The line containing "const unsigned long" marks the end: quote every line from the start of the records below through it, word for word.

[Opening TASK MATERIAL section]

diff --git a/ideal-nerf_amd/csrc/mlp_common.h b/ideal-nerf_amd/csrc/mlp_common.h
--- a/ideal-nerf_amd/csrc/mlp_common.h
+++ b/ideal-nerf_amd/csrc/mlp_common.h
@@ -167,6 +167,30 @@
         constexpr int r = R0 + decltype(R)::value;
         if constexpr (r < 16) tile[r] = relu1(tile[r]);
     });
+}
+template <int B>
+__device__ __forceinline__ void record_bit(uint32_t& word, unsigned long long some) {
+    uint32_t t;
+    asm volatile("s_cmp_lg_u64 %2, 0\n\ts_cselect_b32 %0, %3, 0\n\ts_or_b32 %1, %1, %0" : "=&s"(t), "+s"(word) : "s"(some), "n"((int)(1u << B)) : "scc");
+}
+template <int R0, int CNT, int SH>
+__device__ __forceinline__ void relu_regs_bits(f32x16& tile, uint32_t& word) {
+    if constexpr (R0 == 0) word &= ~(0xffffu << SH);
+    static_for<CNT>([&](auto R) {
+        constexpr int r = R0 + decltype(R)::value;
+        if constexpr (r < 16) {
+            const float x = tile[r];
+            const unsigned long long some = __builtin_amdgcn_ballot_w64(__builtin_bit_cast(int, x) > 0);
+            tile[r] = relu1(x);
+            record_bit<SH + r>(word, some);
+        }
+    });
+}
+template <int B>
+__device__ __forceinline__ bool mask_bit(uint32_t word) {
+    uint32_t t;
+    asm volatile("s_and_b32 %0, %1, %2" : "=s"(t) : "s"(word), "n"((int)(1u << B)) : "scc");
+    return t != 0u;
 }
 template <int NT>
 __device__ __forceinline__ void relu_tiles(f32x16 (&t)[NT]) {
@@ -269,6 +293,7 @@
 };
 struct MlpGateArgs : MlpArgs {
     unsigned long long* gate_counters;
+    unsigned long long* skip_counters;
 };
 
 struct PointIn {
diff --git a/ideal-nerf_amd/csrc/mlp_f32.hip b/ideal-nerf_amd/csrc/mlp_f32.hip
--- a/ideal-nerf_amd/csrc/mlp_f32.hip
+++ b/ideal-nerf_amd/csrc/mlp_f32.hip
@@ -69,9 +69,10 @@
     }
 };
 
-template <int MODE, bool SAVE, bool GATE = false>
+template <int MODE, bool SAVE, bool GATE = false, bool SKIP = false>
 __global__ __launch_bounds__(256, 1) void mlp_f32_kernel(std::conditional_t<GATE, MlpGateArgs, MlpArgs> a) {
     static_assert(!GATE || (MODE == kModeRays && !SAVE), "the colour gate is built for the rays-mode inference pass");
+    static_assert(!SKIP || GATE, "zero skip is built into the colour-gated kernel");
     extern __shared__ __attribute__((aligned(16))) char smem[];
     char* ring = smem;
     float* bias_s = reinterpret_cast<float*>(smem + kRingFrags * kFragBytes);
@@ -163,15 +164,24 @@
 
         float rgb[3], sigma;
         if constexpr (GATE) {
-            const bool skipped = f32_inference_pass<true>(
+            uint32_t skip_count[2] = {0u, 0u};
+            const bool skipped = f32_inference_pass<true, SKIP>(
                 pe, pd, bias_s, bias_h, ws, fr,
                 [&]() { load_point<MODE>(a, tile + gridDim.x, wave, m, nxt); load_gate_point(a, tile + gridDim.x, wave, m, nxt); },
                 [&]() { touch_point(nxt); touch_gate_point(nxt); }, rgb, sigma,
-                [&](float sg) { return !valid || gate_point_dead(cur, sg); }, gate_words + gate_par, gate_words + (gate_par ^ 1));
+                [&](float sg) { return !valid || gate_point_dead(cur, sg); }, gate_words + gate_par, gate_words + (gate_par ^ 1), skip_count);
             gate_par ^= 1;
             if (a.gate_counters && tid == 0) {
                 atomicAdd(a.gate_counters + 0, 1ull);
                 if (skipped) atomicAdd(a.gate_counters + 1, 1ull);
+            }
+            if constexpr (SKIP) {
+                if (a.skip_counters) {
+                    if (lane == 0) {
+                        atomicAdd(a.skip_counters + 0, (unsigned long long)skip_count[0]);
+                        atomicAdd(a.skip_counters + 1, (unsigned long long)skip_count[1]);
+                    }
+                }
             }
         } else if constexpr (!SAVE) {
             f32_inference_pass(pe, pd, bias_s, bias_h, ws, fr,
@@ -317,7 +327,7 @@
 
 int launch_mlp_f32(const float* packed, const float* folded, const float* x, const float* rays, const float* z,
                    const float* pts, const float* dirs, int64_t n_points, int n_samples, float* raw, hipStream_t s,
-                   float* acts, int64_t p_pad, int gate, int64_t* gate_counters) {
+                   float* acts, int64_t p_pad, int gate, int64_t* gate_counters, int skip, int64_t* skip_counters) {
     if (n_points <= 0) return IDN_OK;
     static LaunchSetup setup;
     int num_cu = 0;
@@ -325,6 +335,8 @@
             IDN_HIP_CHECK(hipFuncSetAttribute(reinterpret_cast<const void*>(&mlp_f32_kernel<kModeRays, false>),
                                               hipFuncAttributeMaxDynamicSharedMemorySize, kMlpLds));
             IDN_HIP_CHECK(hipFuncSetAttribute(reinterpret_cast<const void*>(&mlp_f32_kernel<kModeRays, false, true>),
+                                              hipFuncAttributeMaxDynamicSharedMemorySize, kMlpLdsGate));
+            IDN_HIP_CHECK(hipFuncSetAttribute(reinterpret_cast<const void*>(&mlp_f32_kernel<kModeRays, false, true, true>),
                                               hipFuncAttributeMaxDynamicSharedMemorySize, kMlpLdsGate));
             IDN_HIP_CHECK(hipFuncSetAttribute(reinterpret_cast<const void*>(&mlp_f32_kernel<kModeX, false>),
                                               hipFuncAttributeMaxDynamicSharedMemorySize, kMlpLds));
@@ -340,6 +352,7 @@
     const int64_t ntiles = (n_points + 127) / 128;
     const int grid = (int)(ntiles < num_cu ? ntiles : num_cu);
     if (gate && (acts || x || pts)) return fail(IDN_EUNSUPPORTED, "the colour gate is built for the rays-mode inference launch");
+    if (skip && !gate) return fail(IDN_EUNSUPPORTED, "zero skip is built into the colour-gated launch");
     MlpArgs a{packed, folded, x, rays, z, pts, dirs, (long)n_points, n_samples, raw, acts, (long)p_pad};
     ProfScope prof(s, n_points, acts ? IDN_PROF_MLP_FWD_SAVE : IDN_PROF_MLP_FWD);
     if (acts) {
@@ -356,7 +369,11 @@
         MlpGateArgs ga;
         static_cast<MlpArgs&>(ga) = a;
         ga.gate_counters = reinterpret_cast<unsigned long long*>(gate_counters);
-        hipLaunchKernelGGL((mlp_f32_kernel<kModeRays, false, true>), dim3(grid), dim3(256), kMlpLdsGate, s, ga);
+        ga.skip_counters = skip ? reinterpret_cast<unsigned long long*>(skip_counters) : nullptr;
+        if (skip)
+            hipLaunchKernelGGL((mlp_f32_kernel<kModeRays, false, true, true>), dim3(grid), dim3(256), kMlpLdsGate, s, ga);
+        else
+            hipLaunchKernelGGL((mlp_f32_kernel<kModeRays, false, true>), dim3(grid), dim3(256), kMlpLdsGate, s, ga);
     }
     else
         hipLaunchKernelGGL((mlp_f32_kernel<kModeRays, false>), dim3(grid), dim3(256), kMlpLds, s, a);
diff --git a/ideal-nerf_amd/csrc/mlp_f32_layers.h b/ideal-nerf_amd/csrc/mlp_f32_layers.h
--- a/ideal-nerf_amd/csrc/mlp_f32_layers.h
+++ b/ideal-nerf_amd/csrc/mlp_f32_layers.h
@@ -1,5 +1,6 @@
 #pragma once
 #include "mlp_common.h"
+#include <type_traits>
 
 namespace idn {
 
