TL_FN void tl_psy1_thresholds(TlPsyLds &w, const double *TL_RESTRICT db, const TlConfig *TL_RESTRICT C, int ch, int ntone, int nnoise, PARGA(double, rec, 4), long long *sp)
{
    TL_STAMP(sp, 5);
    TL_PRIO2(TL_PS_THR);

    TL_DBG_DUMP("psy1", ch, ntone, nnoise, TL_MK_X(w), TL_MK_BARK(w));
    const int sub = C->p1_sub;
    PV(double, tb0); PV(double, tb1); PV(double, th0); PV(double, th1); PV(int, mmn); PV(int, mmj);
    TL_LANES_BEGIN
    {
        const int k0 = 1 + 2 * lane, k1 = k0 + 1;
        const int q0 = k0 < sub ? k0 : 0, q1 = k1 < sub ? k1 : q0;
        L(tb0) = C->p1_bark[q0]; L(tb1) = C->p1_bark[q1]; L(th0) = C->p1_hear[q0]; L(th1) = C->p1_hear[q1];
        L(mmn) = C->p1_mm_n[lane & 31]; L(mmj) = C->p1_mm_j0[lane & 31];
    }
    TL_LANES_END
    TL_LANES_BEGIN
    for (int t = lane; t < ntone + nnoise; t += 64) tl_masker_consts(TL_MK4(w), TL_MK_X(w), TL_MK_BARK(w), t, t < ntone);
    TL_LANES_END
    const bool srt = ntone < 128 && nnoise < 64 && tl_maskers_sorted(TL_MK_BARK(w), ntone, nnoise);
    for (int base = 1; base < (TL_EXP_LEVEL >= 1 ? 0 : sub); base += 128) {
        TL_LANES_BEGIN
        const int k0 = base + 2 * lane, k1 = k0 + 1;
        const bool h0 = k0 < sub, h1 = k1 < sub;
        if (h0) {
            double bk0 = L(tb0), bk1 = L(tb1), hr0 = L(th0), hr1 = L(th1);
            if (base != 1) {
                bk0 = C->p1_bark[k0]; bk1 = C->p1_bark[h1 ? k1 : k0]; hr0 = C->p1_hear[k0]; hr1 = C->p1_hear[h1 ? k1 : k0];
            }
            const double blo = (bk0 < bk1 ? bk0 : bk1) - 8.0, bhi = (bk0 < bk1 ? bk1 : bk0) + 3.0;
            const TlMasker *mk = TL_MK4(w);
            const int nm = ntone + nnoise;
            int a0, a1, b0, b1;
            if (srt) tl_mask_spans_sorted<64, 32>(TL_MK_BARK(w), ntone, nnoise, blo, bhi, a0, a1, b0, b1);
            else tl_mask_spans(mk, nm, ntone, blo, bhi, a0, a1, b0, b1);
            double x0 = TL_DBMIN, x1 = TL_DBMIN;
            const int nt = a1 >= a0 ? a1 - a0 + 1 : 0, cnt = nt + (b1 >= b0 ? b1 - b0 + 1 : 0);
            int t = nt ? a0 : b0;
            TL_DBG_WALK(ch, lane, cnt);
            const TlMaskK kk = tl_mask_consts();
            for (int i = 0; i < cnt; i += 2) {
                const int tA = t, tB = tA == a1 ? b0 : tA + 1;
                t = tB == a1 ? b0 : tB + 1;
                const TlMasker *pA = &mk[tA & (TL_MASKER_MAX - 1)], *pB = &mk[tB & (TL_MASKER_MAX - 1)];
                const double bA = pA->bark, avA = pA->av, bB = pB->bark, avB = pB->av;
                const bool two = i + 1 < cnt;
                const double mA0 = tl_mask_term_w(pA, bA - bk0, avA, kk.far_hi), mA1 = tl_mask_term_w(pA, bA - bk1, avA, kk.far_hi);
                const double mB0 = tl_mask_term_w(pB, bB - bk0, avB, kk.far_hi, two), mB1 = tl_mask_term_w(pB, bB - bk1, avB, kk.far_hi, two);
                tl_add_db2_k(db, kk.k1000, x0, mA0, x1, mA1);
                tl_add_db2_k(db, kk.k1000, x0, mB0, x1, mB1);
            }
            TL_LTG(w)[k0] = tl_add_db(db, C->br_per_ch < 96 ? hr0 : hr0 - 12.0, x0);
            if (h1) TL_LTG(w)[k1] = tl_add_db(db, C->br_per_ch < 96 ? hr1 : hr1 - 12.0, x1);
        }
        TL_LANES_END
    }
    TL_STAMP(sp, 6);

    TL_LANES_BEGIN
    if (lane < C->sblimit) {
        double m;
        int n = L(mmn), j0 = L(mmj);
        if (n == 0) m = C->p1_hear[sub - 1];
        else {
            m = tl_min_rows(TL_LTG(w), j0, n, 0.0, true);
        }
        L(rec)[2 + ch] = m;
    } else if (lane < 32) L(rec)[2 + ch] = 0.0;
    TL_LANES_END
}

[Closing TASK MATERIAL section]

### SOLVED PROBLEM
diff --git a/ideal-nerf_amd/csrc/mlp_common.h b/ideal-nerf_amd/csrc/mlp_common.h
--- a/ideal-nerf_amd/csrc/mlp_common.h
+++ b/ideal-nerf_amd/csrc/mlp_common.h
@@ -167,6 +167,30 @@
         constexpr int r = R0 + decltype(R)::value;
         if constexpr (r < 16) tile[r] = relu1(tile[r]);
     });
+}
+template <int B>
+__device__ __forceinline__ void record_bit(uint32_t& word, unsigned long long some) {
+    uint32_t t;
+    asm volatile("s_cmp_lg_u64 %2, 0\n\ts_cselect_b32 %0, %3, 0\n\ts_or_b32 %1, %1, %0" : "=&s"(t), "+s"(word) : "s"(some), "n"((int)(1u << B)) : "scc");
+}
+template <int R0, int CNT, int SH>
+__device__ __forceinline__ void relu_regs_bits(f32x16& tile, uint32_t& word) {
+    if constexpr (R0 == 0) word &= ~(0xffffu << SH);
+    static_for<CNT>([&](auto R) {
+        constexpr int r = R0 + decltype(R)::value;
+        if constexpr (r < 16) {
+            const float x = tile[r];
+            const unsigned long long some = __builtin_amdgcn_ballot_w64(__builtin_bit_cast(int, x) > 0);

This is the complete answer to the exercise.